L’image de ma génitrice s’effaçait progressivement entrecoupée d’une autre voix familière qui venait de je ne sais où.

– Gran chèf ! Gran chèf ! Lapinou !

J’ouvrais les yeux. Durant un instant, je ne savais plus où j’étais. Je cherchais des repères dans les chambres de mon enfance sans les trouver. Où étais-je ? Que faisait cette moustiquaire au-dessus de ma tête ? Je ne reconnaissais rien de ce qui m’entourais dans la pénombre. Étais-je en France dans une chambre de l’appartement de l’immeuble Le Cardinal aux Sablettes en 1970 ? Dans une des chambres de la villa La Largado à Mar-Vivo en 72 ? Dans le dortoir de la colonie de vacances en Savoie à Samoins en 73 ? La chambre du rez-de-chaussée chez ma grand-mère paternelle villa Au Soleil à Montserrat en 75 ? Celui du pensionnat Saint-Joseph à Hyères en 76 ? Dans ma chambre de la villa Waru de Tamaris en 77 ? Le dortoir du lycée Jean Perrin à Marseille en 79 ? La chambre tapissée de posters de la Maison Carrée des Sablettes en 80 ? Dans le garage aménagé où je résidais après m’être enfui de la Maison carrée en 82 ? Mon vieil appartement à Six-Fours avec douche commune dans le couloir en 1983 ? Non, rien ne correspondait. J’étais dans une maisonnette paradisiaque.
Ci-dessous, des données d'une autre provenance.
@@ -140,7 +153,7 @@
 __device__ __forceinline__ void role_shapes(const MapArgs& a, const ShapeArgs& h, uint32_t blk, uint8_t* lds) {
     constexpr uint32_t PODS = THREADS / 4;
     const uint32_t pod0 = blk * PODS;
-    const MapStage st = stage_winners<THREADS>(a, pod0, lds);
+    const MapStage st = stage_winners<THREADS, kStageTileNic>(a, pod0, lds);
     if (threadIdx.x >= PODS) return;
     const uint32_t j = threadIdx.x, p = pod0 + j, tile = p >> 6, lane = threadIdx.x & 63;
     if (tile * 64 >= a.P) return;
@@ -149,13 +162,7 @@
     const nhdfit_req& rq = st.req[j].r;
     if (p < a.P && rq.n_groups <= 3 && st.w[j].node >= 0) {
         const WinnerState w = staged_state(st, j);
-        nhdfit_plane3 q3;
-        q3.groups = 0;
-        q3.sig_numa[0] = st.w[j].sig_numa[0]; q3.sig_numa[1] = st.w[j].sig_numa[1];
-        q3.sig_pci[0] = st.w[j].sig_pci[0]; q3.sig_pci[1] = st.w[j].sig_pci[1];
-        const uint32_t bits = nic_assignment_bits(a.tabs + (size_t)tile * a.pitch, a.L[a.tile_wcls[tile]], lane,
-                                                  rq.map_type == NHDFIT_MAP_PCI, q3);
-        const uint32_t codes = nic_codes_from_table_bits(bits, (int)rq.n_groups, w.U);
+        const uint32_t codes = nic_codes_from_table_bits(st.w[j].bits, (int)rq.n_groups, w.U);
         uint32_t sg, sc;
         candidate_masks(rq, w, sg, sc);
         if (sg && sc && codes) {
@@ -239,7 +246,7 @@
 __device__ __forceinline__ void role_finish(const MapArgs& a, const ShapeArgs& h, uint32_t blk, uint8_t* lds) {
     constexpr uint32_t PODS = THREADS / 4;
     const uint32_t pod0 = blk * PODS;
-    const MapStage st = stage_winners<THREADS>(a, pod0, lds);
+    const MapStage st = stage_winners<THREADS, kStageNoNic>(a, pod0, lds);
     const uint32_t j = threadIdx.x, p = pod0 + j;
     if (j < PODS) {
         nhdfit_mapping& m = st.map[j];
@@ -269,18 +276,20 @@
     auto lap = [&](int k) { if (kTuning && clk && threadIdx.x == 0) atomicMax(&clk[k], (unsigned long long)wall_clock64() - t_blk); };
     static_assert(THREADS / 4 == kTile, "the pods of the tile are one wavefront");
     const uint32_t pod0 = tile * kTile;
-    SetStates lst = h.st;
-    if (h.st.info && h.st.n <= kStLdsStates) {
-        uint8_t* q = lds + map_lds_bytes<THREADS>();
-        uint64_t* l_info = carve<uint64_t>(q, kStLdsStates);
-        uint32_t* l_next = carve<uint32_t>(q, (size_t)kStLdsStates * 8);
-        uint32_t* l_asc = carve<uint32_t>(q, 256);
+    const bool use_st = h.st.info && h.st.n <= kStLdsStates;
+    uint8_t* q = lds + map_lds_bytes<THREADS>();
+    uint64_t* l_info = carve<uint64_t>(q, kStLdsStates);
+    uint32_t* l_next = carve<uint32_t>(q, (size_t)kStLdsStates * 8);
+    uint32_t* l_asc = carve<uint32_t>(q, 256);
+    if (use_st) {
         for (uint32_t i = threadIdx.x; i < h.st.n; i += THREADS) l_info[i] = h.st.info[i];
         for (uint32_t i = threadIdx.x; i < h.st.n * 8; i += THREADS) l_next[i] = h.st.next[i];
         for (uint32_t i = threadIdx.x; i < 256; i += THREADS) l_asc[i] = h.st.asc[i];
-        lst = SetStates{l_info, l_next, l_asc, h.st.n};
-    }
-    const MapStage st = stage_winners<THREADS>(a, pod0, lds);
+    }
+    const SetStates lst{l_info, l_next, l_asc, h.st.n};
+    MapStage st;
+    if constexpr (LONE) st = stage_winners<THREADS, kStageLoneNic>(a, pod0, lds, wcls, lone);
+    else st = stage_winners<THREADS, kStageTileNic>(a, pod0, lds, wcls);
     lap(0);
     const uint32_t j = threadIdx.x;
     if (j < (uint32_t)kTile) {
@@ -291,16 +300,10 @@
         const bool live = pod0 + j < a.P && rq.n_groups <= 3 && st.w[j].node >= 0;
         int32_t slot = -1;
         unsigned long long key = 0;
+        AscEntry pre{0u, 0u, 0ull, 0ull};
         if (live) {
             const WinnerState w = staged_state(st, j);
-            nhdfit_plane3 q3;
-            q3.groups = 0;
-            q3.sig_numa[0] = st.w[j].sig_numa[0]; q3.sig_numa[1] = st.w[j].sig_numa[1];
-            q3.sig_pci[0] = st.w[j].sig_pci[0]; q3.sig_pci[1] = st.w[j].sig_pci[1];
-            uint32_t bits;
-            if constexpr (LONE) bits = lone_nic_bits(*lone, rq.map_type == NHDFIT_MAP_PCI, q3);
-            else bits = nic_assignment_bits(a.tabs + (size_t)tile * a.pitch, a.L[wcls], lane, rq.map_type == NHDFIT_MAP_PCI, q3);
-            const uint32_t codes = nic_codes_from_table_bits(bits, (int)rq.n_groups, w.U);
+            const uint32_t codes = nic_codes_from_table_bits(st.w[j].bits, (int)rq.n_groups, w.U);
             uint32_t sg, sc;
             candidate_masks(rq, w, sg, sc);
             if (sg && sc && codes) {
@@ -308,15 +311,16 @@
                     slot = -2 - (int32_t)choose_from_table(h.choose_tab, (int)rq.n_groups, sg, sc, codes);
                 else
                     key = shape_key((int)rq.n_groups, w.U, sg, sc, codes);
+                if (use_st && rq.n_groups == 3 && w.U == 2) pre = h.asc[kAscOffset[4] + (sc & 0xFFFFu)];
             }
         }
         lap(1);
         unsigned long long todo = __ballot(key != 0ull), mine = 0;
-        uint32_t nd = 0;
+        uint32_t nd = 0, from = 0;
         while (todo) {
             const int leader = __builtin_ctzll(todo);
             const unsigned long long k = shfl64(key, leader);
-            if (lane == nd) mine = k;
+            if (lane == nd) { mine = k; from = (uint32_t)leader; }
             if (key == k) slot = (int32_t)nd;
             todo &= ~__ballot(key == k);
             ++nd;
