__global__ __launch_bounds__(HDN_BLOCK, 3) void xcorr_circ13f_kernel(XcorrPtrs P, int planes, int groups_per_problem, int total_groups) {
  using namespace circ13f;
  HDN_ABL_XCORR_1()
#ifndef CIRC13_PAD_FLOATS
#define CIRC13_PAD_FLOATS 0
#endif
  __shared__ __attribute__((aligned(16))) float smem[WAVES * WAVE_FLOATS + CIRC13_PAD_FLOATS];
  const int lane = threadIdx.x & 63;
  const int wave = __builtin_amdgcn_readfirstlane(threadIdx.x >> 6);
  const int g = blockIdx.x * WAVES + wave;
  if (g >= total_groups) return;
  const int prob = g / groups_per_problem, p0 = (g - prob * groups_per_problem) * PPW, np = min(PPW, planes - p0);
  float* ra = smem + wave * WAVE_FLOATS;
  float* rb = ra + REGION;
  const Moves mv = make_moves(np, lane);
  PlaneRegs rx, rk;
  planes_load(rx, P.x[prob] + size_t(p0) * PL, mv, np, lane);
  planes_load(rk, P.k[prob] + size_t(p0) * PL, mv, np, lane);
  Tw tw;
#pragma unroll
  for (int k = 0; k < 6; ++k) {
    tw.p[k] = float2v{CIRC13_CS[2 * k], CIRC13_CS[2 * k + 1]};
    tw.m[k] = float2v{CIRC13_CS[2 * k], -CIRC13_CS[2 * k + 1]};
  }
  planes_store(ra, rx, mv, np, lane);
  planes_store(rb, rk, mv, np, lane);

  float2v SX[2][NF], SK[2][NF];
  int sq[2], ss[2];
#pragma unroll
  for (int rd = 0; rd < 2; ++rd) {
    const int t = min(lane + 64 * rd, np * N - 1);
    sq[rd] = t / N;
    ss[rd] = t - sq[rd] * N;
    dft_col(SX[rd], ra + sq[rd] * XS + ss[rd], tw);
    dft_col(SK[rd], rb + sq[rd] * XS + ss[rd], tw);
  }
#pragma unroll
  for (int rd = 0; rd < 2; ++rd) {
    if (lane + 64 * rd < np * N) {
      float2v* xp = reinterpret_cast<float2v*>(ra + sq[rd] * TS) + ss[rd];
      float2v* kp = reinterpret_cast<float2v*>(rb + sq[rd] * TS) + ss[rd];
#pragma unroll
      for (int f = 0; f < NF; ++f) {
        xp[f * N] = SX[rd][f];
        kp[f * N] = SK[rd][f];
      }
    }
  }

  {
    const int q = lane / NF, f = lane - q * NF;
    const bool live = q < np;
    const int qa = live ? q : 0;
    const float2v* xp = reinterpret_cast<const float2v*>(ra + qa * TS) + f * N;
    const float2v* kp = reinterpret_cast<const float2v*>(rb + qa * TS) + f * N;
    float2v X[N], K[N];
#pragma unroll
    for (int s = 0; s < N; ++s) {
      X[s] = xp[s];
      K[s] = kp[s];
    }
    float2v PS[7], SS[7];
    PS[0] = K[0];
    SS[0] = K[12];
#pragma unroll
    for (int m = 1; m < 7; ++m) {
      PS[m] = PS[m - 1] + K[m];
      SS[m] = SS[m - 1] + K[12 - m];
    }
    const float zs = f == 0 ? 1.f / 13.f : 2.f / 13.f;
    float2v Z[N];
#pragma unroll
    for (int c = 0; c < N; ++c) {
      float2v z = float2v{0.f, 0.f};
      if (c <= 6) z = cmac_conj(z, PS[6 - c], X[0]);
      if (c >= 6) z = cmac_conj(z, SS[c - 6], X[12]);
#pragma unroll
      for (int j = 0; j < N; ++j) {
        const int s = c + j - 6;
        if (s >= 1 && s <= 11) z = cmac_conj(z, K[j], X[s]);
      }
      Z[c] = z * float2v{zs, zs};
    }
    if (live) {
      float2v* zp = reinterpret_cast<float2v*>(ra + q * TS) + f;
#pragma unroll
      for (int c = 0; c < N; ++c) zp[c * NF] = Z[c];
    }
  }

  float orow[2][N];
#pragma unroll
  for (int rd = 0; rd < 2; ++rd) {
    const float2v* zp = reinterpret_cast<const float2v*>(ra + sq[rd] * TS) + ss[rd] * NF;
    float2v Zf[NF];
#pragma unroll
    for (int f = 0; f < NF; ++f) Zf[f] = zp[f];
    float o0 = Zf[0].x;
#pragma unroll
    for (int f = 1; f < NF; ++f) o0 += Zf[f].x;
    orow[rd][6] = o0;
#pragma unroll
    for (int m = 1; m <= 6; ++m) {
      float2v ab = float2v{0.f, 0.f};
#pragma unroll
      for (int f = 1; f < NF; ++f) ab = __builtin_elementwise_fma(Zf[f], tw_inv(tw, f * m), ab);
      orow[rd][(m + 6) % N] = Zf[0].x + ab.x - ab.y;
      orow[rd][(N - m + 6) % N] = Zf[0].x + ab.x + ab.y;
    }
  }
#pragma unroll
  for (int rd = 0; rd < 2; ++rd) {
    if (lane + 64 * rd < np * N) {
      float* os = rb + sq[rd] * XS + ss[rd];
#pragma unroll
      for (int i = 0; i < N; ++i) os[i * N] = orow[rd][i];
    }
  }
  planes_out(rb, P.out[prob] + size_t(p0) * PL, mv, np, lane);
}

__device__ __forceinline__ int circ_row(int r, int HX) {
  int sr = r - HX / 2;
  return sr < 0 ? sr + HX : (sr >= HX ? sr - HX : sr);
}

– N’a munme pa d’o frèt’ dan s’frigo la. Tu l’fé par eksprè ? Sé pa possib’ in boug parèye. Heureuz-man k’na dé glasson !

J’avais un mal fou à émerger, mais la chose dont j’étais sûr, c’est que j’entendais en provenance de la cuisine la voix Claude qui parlait en Patois. Où est-ce que j’avais rencontré Claude déjà ? Comment comprenais-je sans efforts cette langue ? Les interconnexions neurales ne se faisaient pas. Ce n’était pas la première fois que cela m’arrivait lors d’un réveil brusque. Pour l’instant, l’accès à mon cortex moteur ne m’était pas autorisé, pas plus que la parole d’ailleurs. Je n’étais pas capable de prononcer un mot. Comment faisait-on pour réactiver la zone de Broca pour accéder à la parole ? Combien de temps allais-je rester reclus dans un coin de mon cerveau sans pouvoir accéder aux fonctions de communication situées à l’arrière de mon lobe frontal, qui étaient censées agir sur les mouvements de la langue et de la mâchoire en me permettant d’articuler ?

– Ch’tavé averti, yé l’eure ! Té ki dor toujou ? Alé, debout’ bouaye, lé cok a d’ja fini d’chanté ! La maré é ki moute, lèv’ ton tchu d’su ta couche, on é ki va fouyé l’sab’ de Gran-Galèt’ pou mète lé tube du filèt’ d’volé-bol’. Aprè sa, na dotroi gain’ne en plus’ a passé dan lé kofrage pou in gran boug a cheveu jone é a zieu bleu. N’a pu d’marto pitcheur a s’teur, sé l’progré mou pote !

Assis sur mon lit en me frottant machinalement les yeux, j’attendais le miracle. Saint-Barth ! Ça y est ! J’y étais à présent. J’étais revenu à Anse-des-Lézards ! Le moins que je puisse dire dans mon état cotonneux, c’est que je ne possédais pas le don d’ubiquité, étant incapable d’être à plusieurs endroits à la fois.
Les images se bousculaient dans ma tête, je visualisais mon studio de location, ma Brasilia, la vue de la plage d’Anse-des-Cayes du virage de bord de mer, la montée interminable et dangereuse quand on la gravissait à pied et encore plus quand on la descendait en voiture, Auto Saint-Barth à Saint-Jean, l’Aérogare, la plage, mon F1, les véliplanchistes !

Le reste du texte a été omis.